## [RECORDED INFORMATION]
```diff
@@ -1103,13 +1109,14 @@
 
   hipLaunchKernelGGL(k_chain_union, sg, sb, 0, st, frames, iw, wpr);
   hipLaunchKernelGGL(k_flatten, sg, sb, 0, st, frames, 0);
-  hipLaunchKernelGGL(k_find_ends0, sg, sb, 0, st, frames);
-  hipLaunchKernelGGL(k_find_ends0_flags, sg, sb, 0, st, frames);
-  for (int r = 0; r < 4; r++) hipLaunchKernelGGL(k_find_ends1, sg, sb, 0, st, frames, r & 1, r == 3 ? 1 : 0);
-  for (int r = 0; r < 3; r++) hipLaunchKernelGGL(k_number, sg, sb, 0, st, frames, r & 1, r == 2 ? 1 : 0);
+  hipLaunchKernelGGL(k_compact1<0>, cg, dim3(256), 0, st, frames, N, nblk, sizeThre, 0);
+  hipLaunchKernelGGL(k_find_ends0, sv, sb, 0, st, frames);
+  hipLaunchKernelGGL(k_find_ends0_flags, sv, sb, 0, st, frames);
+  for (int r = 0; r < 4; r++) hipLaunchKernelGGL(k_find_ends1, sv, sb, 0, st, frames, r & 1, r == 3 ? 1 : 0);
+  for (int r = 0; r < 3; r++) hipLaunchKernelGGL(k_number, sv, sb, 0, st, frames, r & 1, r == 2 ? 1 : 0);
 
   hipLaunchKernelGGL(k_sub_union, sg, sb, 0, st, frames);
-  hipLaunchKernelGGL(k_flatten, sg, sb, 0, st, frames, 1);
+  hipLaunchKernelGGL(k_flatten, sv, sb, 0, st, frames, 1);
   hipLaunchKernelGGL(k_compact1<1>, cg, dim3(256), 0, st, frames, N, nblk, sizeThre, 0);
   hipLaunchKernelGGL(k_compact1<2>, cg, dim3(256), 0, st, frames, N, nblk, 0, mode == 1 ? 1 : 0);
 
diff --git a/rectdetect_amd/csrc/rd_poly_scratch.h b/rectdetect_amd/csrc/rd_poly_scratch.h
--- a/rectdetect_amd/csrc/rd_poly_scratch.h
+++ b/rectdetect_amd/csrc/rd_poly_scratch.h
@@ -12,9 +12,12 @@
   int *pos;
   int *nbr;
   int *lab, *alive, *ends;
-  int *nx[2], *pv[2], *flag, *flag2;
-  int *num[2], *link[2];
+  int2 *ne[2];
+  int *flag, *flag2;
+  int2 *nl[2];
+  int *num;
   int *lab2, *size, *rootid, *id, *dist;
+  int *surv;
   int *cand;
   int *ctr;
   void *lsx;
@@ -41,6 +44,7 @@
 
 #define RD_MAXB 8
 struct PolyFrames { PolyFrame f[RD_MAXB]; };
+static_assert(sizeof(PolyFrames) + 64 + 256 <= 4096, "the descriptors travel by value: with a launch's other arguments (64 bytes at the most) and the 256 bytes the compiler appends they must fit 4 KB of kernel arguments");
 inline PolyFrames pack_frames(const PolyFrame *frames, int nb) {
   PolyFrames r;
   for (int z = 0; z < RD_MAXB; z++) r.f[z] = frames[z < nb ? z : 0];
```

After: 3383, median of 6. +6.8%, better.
--
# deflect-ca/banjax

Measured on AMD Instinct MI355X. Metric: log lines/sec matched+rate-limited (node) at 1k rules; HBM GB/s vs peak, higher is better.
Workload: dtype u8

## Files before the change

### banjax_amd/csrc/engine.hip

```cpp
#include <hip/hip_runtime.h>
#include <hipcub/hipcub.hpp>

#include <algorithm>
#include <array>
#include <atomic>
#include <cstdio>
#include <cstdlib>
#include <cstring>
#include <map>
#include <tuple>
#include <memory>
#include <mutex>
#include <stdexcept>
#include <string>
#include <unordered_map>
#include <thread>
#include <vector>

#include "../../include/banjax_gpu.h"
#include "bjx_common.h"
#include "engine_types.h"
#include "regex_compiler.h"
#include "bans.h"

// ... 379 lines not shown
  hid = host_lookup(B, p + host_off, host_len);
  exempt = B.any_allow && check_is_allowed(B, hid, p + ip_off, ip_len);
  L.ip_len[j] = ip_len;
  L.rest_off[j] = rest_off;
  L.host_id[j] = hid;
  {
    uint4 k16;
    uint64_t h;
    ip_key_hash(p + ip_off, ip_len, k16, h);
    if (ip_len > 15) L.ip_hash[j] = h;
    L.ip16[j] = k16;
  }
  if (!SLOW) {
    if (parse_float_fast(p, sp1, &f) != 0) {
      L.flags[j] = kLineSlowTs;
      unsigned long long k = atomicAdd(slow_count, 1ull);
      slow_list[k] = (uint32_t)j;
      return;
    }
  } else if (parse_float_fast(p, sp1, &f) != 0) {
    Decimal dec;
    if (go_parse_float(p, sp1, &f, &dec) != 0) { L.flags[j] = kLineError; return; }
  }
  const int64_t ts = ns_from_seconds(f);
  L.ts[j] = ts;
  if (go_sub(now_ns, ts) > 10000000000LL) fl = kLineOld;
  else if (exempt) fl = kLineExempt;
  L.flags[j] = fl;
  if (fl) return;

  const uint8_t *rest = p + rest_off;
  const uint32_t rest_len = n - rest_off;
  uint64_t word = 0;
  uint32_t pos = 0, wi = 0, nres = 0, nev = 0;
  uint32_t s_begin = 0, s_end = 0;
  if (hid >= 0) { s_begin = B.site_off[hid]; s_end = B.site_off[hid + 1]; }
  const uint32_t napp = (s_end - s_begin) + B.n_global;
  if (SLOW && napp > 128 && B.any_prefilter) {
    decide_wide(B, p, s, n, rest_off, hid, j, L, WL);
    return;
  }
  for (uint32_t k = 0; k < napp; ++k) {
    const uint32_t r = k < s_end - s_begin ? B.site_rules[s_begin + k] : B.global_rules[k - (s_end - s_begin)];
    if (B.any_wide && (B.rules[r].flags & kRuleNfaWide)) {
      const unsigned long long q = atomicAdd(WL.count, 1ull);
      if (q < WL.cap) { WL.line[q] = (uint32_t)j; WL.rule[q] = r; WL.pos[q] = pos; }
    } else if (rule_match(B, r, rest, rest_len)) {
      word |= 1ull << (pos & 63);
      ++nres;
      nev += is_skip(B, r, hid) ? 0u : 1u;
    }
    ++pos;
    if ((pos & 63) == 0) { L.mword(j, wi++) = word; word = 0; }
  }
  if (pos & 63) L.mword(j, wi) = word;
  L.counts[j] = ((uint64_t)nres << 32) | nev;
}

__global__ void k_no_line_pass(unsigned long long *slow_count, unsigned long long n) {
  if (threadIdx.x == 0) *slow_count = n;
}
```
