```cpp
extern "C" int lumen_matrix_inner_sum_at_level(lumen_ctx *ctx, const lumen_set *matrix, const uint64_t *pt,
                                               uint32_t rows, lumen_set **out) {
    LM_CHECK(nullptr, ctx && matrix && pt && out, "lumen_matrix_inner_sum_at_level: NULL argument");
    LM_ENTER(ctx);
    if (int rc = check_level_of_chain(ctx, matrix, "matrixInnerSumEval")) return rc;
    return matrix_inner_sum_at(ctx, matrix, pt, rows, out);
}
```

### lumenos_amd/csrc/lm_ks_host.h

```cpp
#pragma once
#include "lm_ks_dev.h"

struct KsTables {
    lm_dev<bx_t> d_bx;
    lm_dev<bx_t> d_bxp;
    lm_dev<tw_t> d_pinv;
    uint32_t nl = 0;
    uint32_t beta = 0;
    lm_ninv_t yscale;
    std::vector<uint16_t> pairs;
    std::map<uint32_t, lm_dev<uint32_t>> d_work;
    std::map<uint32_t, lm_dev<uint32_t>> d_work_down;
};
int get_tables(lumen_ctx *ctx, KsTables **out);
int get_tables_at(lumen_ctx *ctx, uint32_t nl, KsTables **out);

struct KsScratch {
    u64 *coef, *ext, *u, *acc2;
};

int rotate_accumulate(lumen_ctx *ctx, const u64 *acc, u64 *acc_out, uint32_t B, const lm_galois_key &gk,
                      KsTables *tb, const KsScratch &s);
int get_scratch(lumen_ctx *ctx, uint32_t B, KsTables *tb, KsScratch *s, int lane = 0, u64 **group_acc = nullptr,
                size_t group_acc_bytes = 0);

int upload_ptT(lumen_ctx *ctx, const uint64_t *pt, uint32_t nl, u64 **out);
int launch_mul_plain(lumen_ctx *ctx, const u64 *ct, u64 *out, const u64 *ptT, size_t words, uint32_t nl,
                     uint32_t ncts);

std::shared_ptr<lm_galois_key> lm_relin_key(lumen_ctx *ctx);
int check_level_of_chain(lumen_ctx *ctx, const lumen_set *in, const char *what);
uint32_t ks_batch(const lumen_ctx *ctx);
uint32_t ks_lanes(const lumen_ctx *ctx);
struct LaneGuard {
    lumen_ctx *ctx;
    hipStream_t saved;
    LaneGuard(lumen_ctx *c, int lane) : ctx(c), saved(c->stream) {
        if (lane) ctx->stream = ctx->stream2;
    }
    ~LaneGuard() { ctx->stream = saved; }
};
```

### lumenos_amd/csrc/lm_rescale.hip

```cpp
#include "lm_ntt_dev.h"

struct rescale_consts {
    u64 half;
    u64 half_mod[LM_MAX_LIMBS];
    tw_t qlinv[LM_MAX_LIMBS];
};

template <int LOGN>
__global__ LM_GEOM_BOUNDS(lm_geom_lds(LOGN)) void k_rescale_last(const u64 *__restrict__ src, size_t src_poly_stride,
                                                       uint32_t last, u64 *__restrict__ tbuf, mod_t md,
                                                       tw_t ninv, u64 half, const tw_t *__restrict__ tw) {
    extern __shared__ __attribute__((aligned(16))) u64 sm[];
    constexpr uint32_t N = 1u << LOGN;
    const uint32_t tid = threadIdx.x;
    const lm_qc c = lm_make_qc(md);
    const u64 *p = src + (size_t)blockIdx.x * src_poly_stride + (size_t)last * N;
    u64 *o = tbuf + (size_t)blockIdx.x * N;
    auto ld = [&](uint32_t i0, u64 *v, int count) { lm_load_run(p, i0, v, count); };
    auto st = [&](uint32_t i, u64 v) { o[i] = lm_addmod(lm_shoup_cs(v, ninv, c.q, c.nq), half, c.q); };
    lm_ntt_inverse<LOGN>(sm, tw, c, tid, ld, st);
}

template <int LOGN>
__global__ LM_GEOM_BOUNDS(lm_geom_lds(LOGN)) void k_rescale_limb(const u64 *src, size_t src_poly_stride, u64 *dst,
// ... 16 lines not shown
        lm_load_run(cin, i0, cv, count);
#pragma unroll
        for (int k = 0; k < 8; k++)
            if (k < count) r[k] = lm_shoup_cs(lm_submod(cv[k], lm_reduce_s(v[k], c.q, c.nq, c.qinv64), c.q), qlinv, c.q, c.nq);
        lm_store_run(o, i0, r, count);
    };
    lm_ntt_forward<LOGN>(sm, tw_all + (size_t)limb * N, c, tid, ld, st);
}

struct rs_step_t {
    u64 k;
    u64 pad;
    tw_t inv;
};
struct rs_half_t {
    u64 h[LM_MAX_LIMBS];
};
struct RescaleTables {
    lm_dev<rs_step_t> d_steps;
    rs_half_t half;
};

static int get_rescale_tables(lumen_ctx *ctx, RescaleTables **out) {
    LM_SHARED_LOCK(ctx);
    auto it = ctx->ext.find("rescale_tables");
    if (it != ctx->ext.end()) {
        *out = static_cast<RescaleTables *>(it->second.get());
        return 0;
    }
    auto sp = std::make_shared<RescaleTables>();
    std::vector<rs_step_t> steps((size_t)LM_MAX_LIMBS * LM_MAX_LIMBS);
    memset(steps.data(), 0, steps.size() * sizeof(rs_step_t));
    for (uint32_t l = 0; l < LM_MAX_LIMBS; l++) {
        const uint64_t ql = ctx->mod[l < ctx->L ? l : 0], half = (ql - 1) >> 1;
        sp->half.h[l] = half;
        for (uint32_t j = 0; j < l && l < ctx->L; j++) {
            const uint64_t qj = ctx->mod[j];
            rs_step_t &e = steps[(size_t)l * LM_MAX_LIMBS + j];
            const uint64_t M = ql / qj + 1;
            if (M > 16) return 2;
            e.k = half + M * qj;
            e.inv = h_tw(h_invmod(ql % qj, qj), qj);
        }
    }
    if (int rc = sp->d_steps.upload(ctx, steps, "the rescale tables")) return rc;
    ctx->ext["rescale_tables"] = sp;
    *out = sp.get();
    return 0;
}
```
==
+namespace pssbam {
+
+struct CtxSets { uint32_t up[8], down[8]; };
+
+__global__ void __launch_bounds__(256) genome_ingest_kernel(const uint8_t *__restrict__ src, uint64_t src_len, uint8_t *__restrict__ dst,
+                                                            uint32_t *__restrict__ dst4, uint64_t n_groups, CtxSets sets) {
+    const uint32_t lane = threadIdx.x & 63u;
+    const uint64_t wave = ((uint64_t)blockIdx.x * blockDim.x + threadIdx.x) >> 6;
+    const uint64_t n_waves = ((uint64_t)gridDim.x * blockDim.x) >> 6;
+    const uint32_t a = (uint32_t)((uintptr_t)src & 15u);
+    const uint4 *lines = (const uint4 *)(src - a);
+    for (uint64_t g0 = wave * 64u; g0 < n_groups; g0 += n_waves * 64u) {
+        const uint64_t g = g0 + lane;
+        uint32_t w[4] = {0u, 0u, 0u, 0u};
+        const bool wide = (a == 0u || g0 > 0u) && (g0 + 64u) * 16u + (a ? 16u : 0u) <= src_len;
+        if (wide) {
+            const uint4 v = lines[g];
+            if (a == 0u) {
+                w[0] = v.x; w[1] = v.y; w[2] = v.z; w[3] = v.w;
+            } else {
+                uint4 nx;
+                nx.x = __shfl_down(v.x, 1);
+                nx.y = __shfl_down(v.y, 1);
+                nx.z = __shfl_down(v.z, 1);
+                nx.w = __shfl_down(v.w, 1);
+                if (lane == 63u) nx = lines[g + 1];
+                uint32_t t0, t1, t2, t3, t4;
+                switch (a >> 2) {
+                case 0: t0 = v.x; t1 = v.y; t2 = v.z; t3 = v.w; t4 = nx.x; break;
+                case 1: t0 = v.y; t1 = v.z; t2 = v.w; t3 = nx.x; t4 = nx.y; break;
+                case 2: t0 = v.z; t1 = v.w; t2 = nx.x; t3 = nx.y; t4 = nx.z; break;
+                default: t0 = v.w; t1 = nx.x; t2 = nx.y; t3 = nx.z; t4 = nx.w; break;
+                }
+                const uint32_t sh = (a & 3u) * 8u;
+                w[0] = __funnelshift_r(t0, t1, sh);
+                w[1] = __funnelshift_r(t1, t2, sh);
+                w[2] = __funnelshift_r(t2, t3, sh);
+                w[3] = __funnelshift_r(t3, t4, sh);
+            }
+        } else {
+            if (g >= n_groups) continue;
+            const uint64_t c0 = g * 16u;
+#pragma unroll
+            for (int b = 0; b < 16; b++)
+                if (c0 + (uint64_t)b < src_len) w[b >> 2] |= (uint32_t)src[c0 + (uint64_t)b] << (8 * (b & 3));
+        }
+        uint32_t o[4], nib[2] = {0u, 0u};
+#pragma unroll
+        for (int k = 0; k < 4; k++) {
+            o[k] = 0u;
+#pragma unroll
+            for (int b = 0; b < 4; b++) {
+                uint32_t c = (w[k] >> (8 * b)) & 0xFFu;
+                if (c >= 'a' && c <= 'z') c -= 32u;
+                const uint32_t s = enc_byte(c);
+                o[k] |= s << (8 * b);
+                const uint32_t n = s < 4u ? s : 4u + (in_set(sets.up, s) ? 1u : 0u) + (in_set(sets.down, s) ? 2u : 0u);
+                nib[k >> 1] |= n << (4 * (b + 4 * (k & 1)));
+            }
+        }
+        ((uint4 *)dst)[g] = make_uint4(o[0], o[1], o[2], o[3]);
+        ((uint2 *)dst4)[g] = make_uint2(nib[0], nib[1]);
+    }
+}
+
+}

## [ABOUT THIS EXERCISE]
Once you have checked every line of the material above, return the ones that hold the string "case".

## [RESPONSE AREA]
+                case 0: t0 = v.x; t1 = v.y; t2 = v.z; t3 = v.w; t4 = nx.x; break;
+                case 1: t0 = v.y; t1 = v.z; t2 = v.w; t3 = nx.x; t4 = nx.y; break;
+                case 2: t0 = v.z; t1 = v.w; t2 = nx.x; t3 = nx.y; t4 = nx.z; break;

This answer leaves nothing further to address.